Basic Strategy Player Analysis
| Card | Best Play | Pays | Prob. Win | Exp. Ret. |
|---|---|---|---|---|
| 2 | H | 1.1 | 0.916667 | 1.008333 |
| 3 | H | 1.2 | 0.833333 | 1.000000 |
| 4 | L | 4 | 0.250000 | 1.000000 |
| 5 | L | 3 | 0.333333 | 1.000000 |
| 6 | QH | 1.5 | 0.583333 | 0.875000 |
| 7 | QE | 1.8 | 0.500000 | 0.900000 |
| 8 | QL | 1.5 | 0.583333 | 0.875000 |
| 9 | H | 3 | 0.333333 | 1.000000 |
| 10 | H | 4 | 0.250000 | 1.000000 |
| J | L | 1.2 | 0.833333 | 1.000000 |
| Q | L | 1.1 | 0.916667 | 1.008333 |
In the preceding table, you will notice that the anticipated returns for the middle cards—6, 7, and 8—are below 100%. Therefore, it's advisable to exit unless it's your initial turn, in which case participation is mandated.

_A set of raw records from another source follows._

template <class WK>
VIO_DEV void build_gram_pieces(const Ctx &cx, const WinView &v, WK &w) {
  const int CH = gram_chunk_slots(cx, w), nchunks = (v.nslots + CH - 1) / CH;
  ldsi cnt = reinterpret_cast<ldsi>(w.stage);
  ldsi cc = cnt + v.npairs;
  VIO_PARFOR(c, nchunks + 1) cc[c] = 0;
  VIO_SYNC();
  VIO_PARFOR(b, v.npairs) {
    const int s0 = v.pair_s0[b], s1 = v.pair_s1[b];
    int n = 0;
    for (int c = s0 / CH; c * CH < s1; c++) {
      const int lo = s0 > c * CH ? s0 : c * CH, hi = s1 < (c + 1) * CH ? s1 : (c + 1) * CH;
      const int np_ = (hi - lo + kGramPiece - 1) / kGramPiece;
      n += np_;
#ifdef VIO_HOST_BUILD
      cc[c + 1] += np_;
#else
      __hip_atomic_fetch_add(cc + c + 1, np_, __ATOMIC_RELAXED, __HIP_MEMORY_SCOPE_WORKGROUP);
#endif
    }
    cnt[b] = n;
  }
  VIO_SYNC();
// ... 1984 lines not shown
      relin = true;
      continue;
    }
    invalid_run = 0;
    stamp(cx, ST_DOGLEG);
    const bool speculate = last_ok;
    const int npose7 = (v.P + v.has_loop) * 7, o_sb = 7 * (v.P + 1), o_f = o_sb + 9 * v.P, o_v = o_f + F, nv = v.nblk * kBS;
    double step_norm, cand_norm;
    {
      double d2 = 0, c2 = 0, dummy3 = 0;
      plus_in_place(cx, fresh(), w, w.t2, w.tf, v.stash, o_sb, o_f, d2, c2);
      VIO_PARFOR(q, F)
        v.stash[o_v + 3 * nv + q] = w.gf[q], v.stash[o_v + 3 * nv + F + q] = w.hff[q], v.stash[o_v + 3 * nv + 2 * F + q] = w.gnf[q];
      VIO_PARFOR(i, np) v.stash[o_v + i] = w.gp[i], v.stash[o_v + nv + i] = w.dp[i], v.stash[o_v + 2 * nv + i] = w.gnp[i];
      block_sum3(cx, d2, c2, dummy3);
      step_norm = sqrt(d2), cand_norm = sqrt(c2);
      stamp(cx, ST_V_PLUS);
    }
    double cand_cost = evaluate(cx, fresh(), w, w.xpose, w.xsb, w.xfeat, speculate, true, false, !speculate);
    if (!isfinite(cand_cost)) cand_cost = 1.7976931348623157e308;
    auto restore_iterate = [&]() {
      VIO_PARFOR(q, npose7) w.xpose[q] = v.stash[q];
      VIO_PARFOR(q, v.P * 9) w.xsb[q] = v.stash[o_sb + q];
      VIO_PARFOR(q, F) w.xfeat[q] = v.stash[o_f + q];
    };
    if (step_norm <= 1e-8 * (x_norm + 1e-8)) {
      restore_iterate();
      termination = 1;
      break;
    }
    double cost_change = x_cost - cand_cost;
    if (fabs(cost_change) <= 1e-6 * x_cost) {
      restore_iterate();
      termination = 1;
      break;
    }
    const double rho = step_quality(ev, cand_cost, model_cost_change);
    if (rho > 1e-3) {
      x_norm = cand_norm;
      x_cost = cand_cost;
      if (rho < 0.25) radius *= 0.5;
      if (rho > 0.75) radius = fmax(radius, 3.0 * dogleg_step_norm);
      mu = fmax(min_mu, 2.0 * mu / mu_inc);
      reuse = false;
      ev.current_cost = cand_cost, ev.accumulated_candidate_model_cost_change += model_cost_change, ev.accumulated_reference_model_cost_change += model_cost_change;
      if (ev.current_cost < ev.minimum_cost) ev.minimum_cost = ev.current_cost, ev.candidate_cost = ev.current_cost, ev.accumulated_candidate_model_cost_change = 0;
      else if (ev.current_cost > ev.candidate_cost) ev.candidate_cost = ev.current_cost, ev.accumulated_candidate_model_cost_change = 0;
      ev.reference_cost = ev.candidate_cost, ev.accumulated_reference_model_cost_change = ev.accumulated_candidate_model_cost_change;
      last_ok = true;
      n_ok++;
      recorded = it + 1, min_rec = fmin(min_rec, x_cost);
      if (speculate) {
        gmax = grad_max_norm();
        if (cx.tid == 0) trace.record(it, x_cost, radius, step_norm, rho, gmax, true, true);
        stamp(cx, ST_V_GMAX);
      } else {
        relin = true, relin_reuse = true, rec_pending = true;
        rec_it = it, rec_step_norm = step_norm, rec_rho = rho;
      }
    } else {
      radius *= 0.5;
      reuse = true;
      last_ok = false;
      n_bad++;
      if (cx.tid == 0) trace.record(it, cand_cost, radius, step_norm, rho, 0.0, true, false);
      recorded = it + 1, min_rec = fmin(min_rec, cand_cost);
      restore_iterate();
      if (speculate) {
        VIO_PARFOR(q, F) w.gf[q] = v.stash[o_v + 3 * nv + q], w.hff[q] = v.stash[o_v + 3 * nv + F + q], w.gnf[q] = v.stash[o_v + 3 * nv + 2 * F + q];
        VIO_PARFOR(i, np) w.gp[i] = v.stash[o_v + i], w.dp[i] = v.stash[o_v + nv + i], w.gnp[i] = v.stash[o_v + 2 * nv + i];
      }
      VIO_SYNC();
      stamp(cx, ST_V_REST);
    }
  }
  if (cx.tid == 0) trace.finish(recorded, termination, n_ok, n_bad, min_rec);
  VIO_SYNC();
}

template <class WK>
VIO_DEV void init_band_reach(const Ctx &cx, const WinView &v, WK &w) {
  VIO_PARFOR(k, v.P) {
    int lo = 6 * (k > 0 ? k - 1 : 0), pr = 0;
    for (int b = 0; b < v.prior_nb; b++)
      if (v.pr_kind[b] == 1 && v.pr_index[b] == k) lo = 0, pr = 1;
    w.sbr[2 * k] = lo, w.sbr[2 * k + 1] = pr;
  }
}

#ifndef VIO_HOST_BUILD
template <class WK>
VIO_DEV void coop_helper(const Ctx &cx, const WinView &v, WK &w) {
  const CoopLayout L = CoopLayout::make(v.Pcap, v.Fcap, v.nblk_cap);
  const int np = v.np, F = v.F, nFr = v.P + v.has_loop;
  const size_t fs = ((size_t)v.Fcap + 7) & ~(size_t)7;
  double *part = v.coop + L.o_part + (size_t)(cx.member - 1) * L.part;
  init_band_reach(cx, v, w);
  VIO_SYNC();
  for (;;) {
    const int cmd = coop_wait_cmd(cx, v);
    if (cmd == COOP_EVAL) {
      VIO_PARFOR(q, 7 * nFr) w.xpose[q] = v.coop[L.o_pose + q];
      VIO_PARFOR(q, F) w.xfeat[q] = v.coop[L.o_feat + q];
      VIO_PARFOR(q, 7) w.ex[q] = v.coop[L.o_ex + q];
      VIO_PARFOR(q, np) w.gp[q] = 0.0;
      VIO_PARFOR(q, F) {
        w.gf[q] = 0.0, w.hff[q] = 0.0;
        w.cfeat[q] = w.stf[q] = w.gnf[q] = w.tf[q] = w.ef[q] = w.einv[q] = 0.0;
      }
      VIO_PARFOR(q, nFr * 36) w.ppd[q] = 0.0;
      VIO_SYNC();
      VIO_PARFOR(i, nFr + 1) {
        const bool is_ex = i == nFr;
        double R[9];
        if (is_ex) qtoR(Quat{w.ex[3], w.ex[4], w.ex[5], w.ex[6]}, R);
        else qtoR(Quat{w.xpose[7 * i + 3], w.xpose[7 * i + 4], w.xpose[7 * i + 5], w.xpose[7 * i + 6]}, R);
        auto dst = w.rot + 9 * (is_ex ? v.P + 1 : i);
        for (int k = 0; k < 9; k++) dst[k] = R[k];
      }
      VIO_SYNC();
      const double cost = block_sum(cx, projections_jac(cx, v, w, w.xpose, w.xfeat, true, cx.member, cx.coop, false));
      ldsd whv[6] = {w.cfeat, w.stf, w.gnf, w.tf, w.ef, w.einv};
      VIO_PARFOR(q, np) part[L.p_gp + q] = w.gp[q];
      VIO_PARFOR(q, nFr * 36) part[L.p_ppd + q] = w.ppd[q];
      VIO_PARFOR(f, F) {
        part[L.p_f + f] = w.hff[f], part[L.p_f + fs + f] = w.gf[f];
#pragma unroll
        for (int c = 0; c < 6; c++) part[L.p_f + (2 + c) * fs + f] = whv[c][f];
      }
      if (cx.tid == 0) part[L.p_cost] = cost;
    } else if (cmd == COOP_SCHUR) {
      VIO_PARFOR(f, F) w.einv[f] = v.coop[L.o_einv + f], w.tf[f] = v.coop[L.o_tf + f];
      VIO_SYNC();
      schur_general(cx, v, w, cx.member, cx.coop);
    } else if (cmd == COOP_SYRK) {
      band_syrk_share(cx, v, w, cx.member, cx.coop);
    } else {
      break;
    }
    coop_done(cx, v);
  }
}
#endif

By adhering to the fundamental strategy, the return, expressed as the ratio of the player's projected final winnings to their initial stake, is estimated at 96.07%.
This statistic derives from a simulation that concluded when the player decided to quit, faced a loss, increased their initial bet to 100 times the starting amount (to inject realism), or when there were no more cards available to play.
Card Counting
Tracking the number of remaining cards of each rank would not be overly complicated, allowing players to accurately gauge the probabilities for both Higher and Lower outcomes. This enables players to make informed choices on whether to proceed or withdraw.
By following such a card-counting strategy, the estimated return, calculated as the ratio of the player's expected final winnings to their original bet, reaches an impressive 100.36%! Who else provides such advantageous betting opportunities without hurdles?